What to produce
Scan the lines below for "Tables" and copy the matches.

Records to use
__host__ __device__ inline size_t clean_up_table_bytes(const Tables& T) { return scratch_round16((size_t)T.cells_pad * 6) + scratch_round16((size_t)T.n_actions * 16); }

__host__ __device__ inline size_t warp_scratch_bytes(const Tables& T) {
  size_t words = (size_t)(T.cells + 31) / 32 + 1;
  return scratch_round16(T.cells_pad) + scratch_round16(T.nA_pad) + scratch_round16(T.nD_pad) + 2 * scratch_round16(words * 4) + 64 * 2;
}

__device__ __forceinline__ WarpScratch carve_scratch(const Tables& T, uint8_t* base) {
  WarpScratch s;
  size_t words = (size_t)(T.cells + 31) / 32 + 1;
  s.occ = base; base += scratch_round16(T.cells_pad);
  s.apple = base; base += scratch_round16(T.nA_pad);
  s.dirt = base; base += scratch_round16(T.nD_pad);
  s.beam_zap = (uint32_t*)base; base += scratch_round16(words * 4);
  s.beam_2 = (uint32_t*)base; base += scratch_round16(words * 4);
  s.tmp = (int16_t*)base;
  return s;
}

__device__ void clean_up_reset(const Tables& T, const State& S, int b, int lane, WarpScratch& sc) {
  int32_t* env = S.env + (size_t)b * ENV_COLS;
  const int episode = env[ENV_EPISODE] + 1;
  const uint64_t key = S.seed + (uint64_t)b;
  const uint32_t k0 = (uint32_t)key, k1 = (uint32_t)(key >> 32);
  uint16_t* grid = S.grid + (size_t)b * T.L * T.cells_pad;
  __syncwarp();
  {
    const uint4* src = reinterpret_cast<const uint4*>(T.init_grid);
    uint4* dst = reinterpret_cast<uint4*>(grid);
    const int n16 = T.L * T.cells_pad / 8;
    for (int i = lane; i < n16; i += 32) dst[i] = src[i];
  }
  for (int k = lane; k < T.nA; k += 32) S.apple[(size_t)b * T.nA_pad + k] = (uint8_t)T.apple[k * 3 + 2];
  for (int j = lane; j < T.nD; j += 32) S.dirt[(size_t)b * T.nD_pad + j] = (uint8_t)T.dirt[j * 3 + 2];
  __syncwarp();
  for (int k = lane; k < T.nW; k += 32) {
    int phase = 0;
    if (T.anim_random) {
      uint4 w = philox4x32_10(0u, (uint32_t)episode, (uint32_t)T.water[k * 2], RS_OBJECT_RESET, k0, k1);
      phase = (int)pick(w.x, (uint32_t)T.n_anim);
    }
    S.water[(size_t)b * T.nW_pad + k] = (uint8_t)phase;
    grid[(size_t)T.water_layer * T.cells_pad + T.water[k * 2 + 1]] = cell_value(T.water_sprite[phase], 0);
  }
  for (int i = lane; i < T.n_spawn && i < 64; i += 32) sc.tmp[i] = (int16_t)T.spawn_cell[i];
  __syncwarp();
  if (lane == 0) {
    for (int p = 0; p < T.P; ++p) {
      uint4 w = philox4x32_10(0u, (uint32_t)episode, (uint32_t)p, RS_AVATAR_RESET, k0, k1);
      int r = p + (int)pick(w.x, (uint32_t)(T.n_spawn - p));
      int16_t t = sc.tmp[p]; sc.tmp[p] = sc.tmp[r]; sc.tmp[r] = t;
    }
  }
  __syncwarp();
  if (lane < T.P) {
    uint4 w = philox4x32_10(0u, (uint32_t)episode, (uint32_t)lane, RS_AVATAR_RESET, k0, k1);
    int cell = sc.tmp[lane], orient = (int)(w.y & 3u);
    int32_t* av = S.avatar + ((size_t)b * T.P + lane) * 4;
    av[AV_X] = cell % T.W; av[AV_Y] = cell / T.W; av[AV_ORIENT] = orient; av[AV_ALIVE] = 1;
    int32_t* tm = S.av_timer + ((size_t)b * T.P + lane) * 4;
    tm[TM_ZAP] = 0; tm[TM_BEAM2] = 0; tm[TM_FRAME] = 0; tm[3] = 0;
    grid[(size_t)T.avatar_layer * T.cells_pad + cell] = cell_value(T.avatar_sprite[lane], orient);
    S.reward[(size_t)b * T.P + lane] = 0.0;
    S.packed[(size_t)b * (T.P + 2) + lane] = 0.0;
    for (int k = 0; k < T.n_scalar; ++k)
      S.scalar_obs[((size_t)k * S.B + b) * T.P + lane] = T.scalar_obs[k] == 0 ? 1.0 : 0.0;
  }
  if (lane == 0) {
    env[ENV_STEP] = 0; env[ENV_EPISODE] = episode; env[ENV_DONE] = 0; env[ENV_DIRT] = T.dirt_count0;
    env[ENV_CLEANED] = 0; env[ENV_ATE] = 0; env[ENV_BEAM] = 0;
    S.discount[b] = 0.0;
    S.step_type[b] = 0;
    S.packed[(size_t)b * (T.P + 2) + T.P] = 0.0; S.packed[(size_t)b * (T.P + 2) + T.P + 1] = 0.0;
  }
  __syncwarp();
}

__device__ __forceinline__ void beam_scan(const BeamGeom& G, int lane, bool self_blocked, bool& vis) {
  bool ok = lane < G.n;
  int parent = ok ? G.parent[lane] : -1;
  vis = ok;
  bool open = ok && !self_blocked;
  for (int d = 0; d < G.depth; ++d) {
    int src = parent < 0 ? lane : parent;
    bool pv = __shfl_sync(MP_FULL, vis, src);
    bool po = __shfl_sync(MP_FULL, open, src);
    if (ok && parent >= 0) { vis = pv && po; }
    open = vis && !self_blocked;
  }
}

Task solution
__host__ __device__ inline size_t clean_up_table_bytes(const Tables& T) { return scratch_round16((size_t)T.cells_pad * 6) + scratch_round16((size_t)T.n_actions * 16); }
__host__ __device__ inline size_t warp_scratch_bytes(const Tables& T) {
__device__ __forceinline__ WarpScratch carve_scratch(const Tables& T, uint8_t* base) {
__device__ void clean_up_reset(const Tables& T, const State& S, int b, int lane, WarpScratch& sc) {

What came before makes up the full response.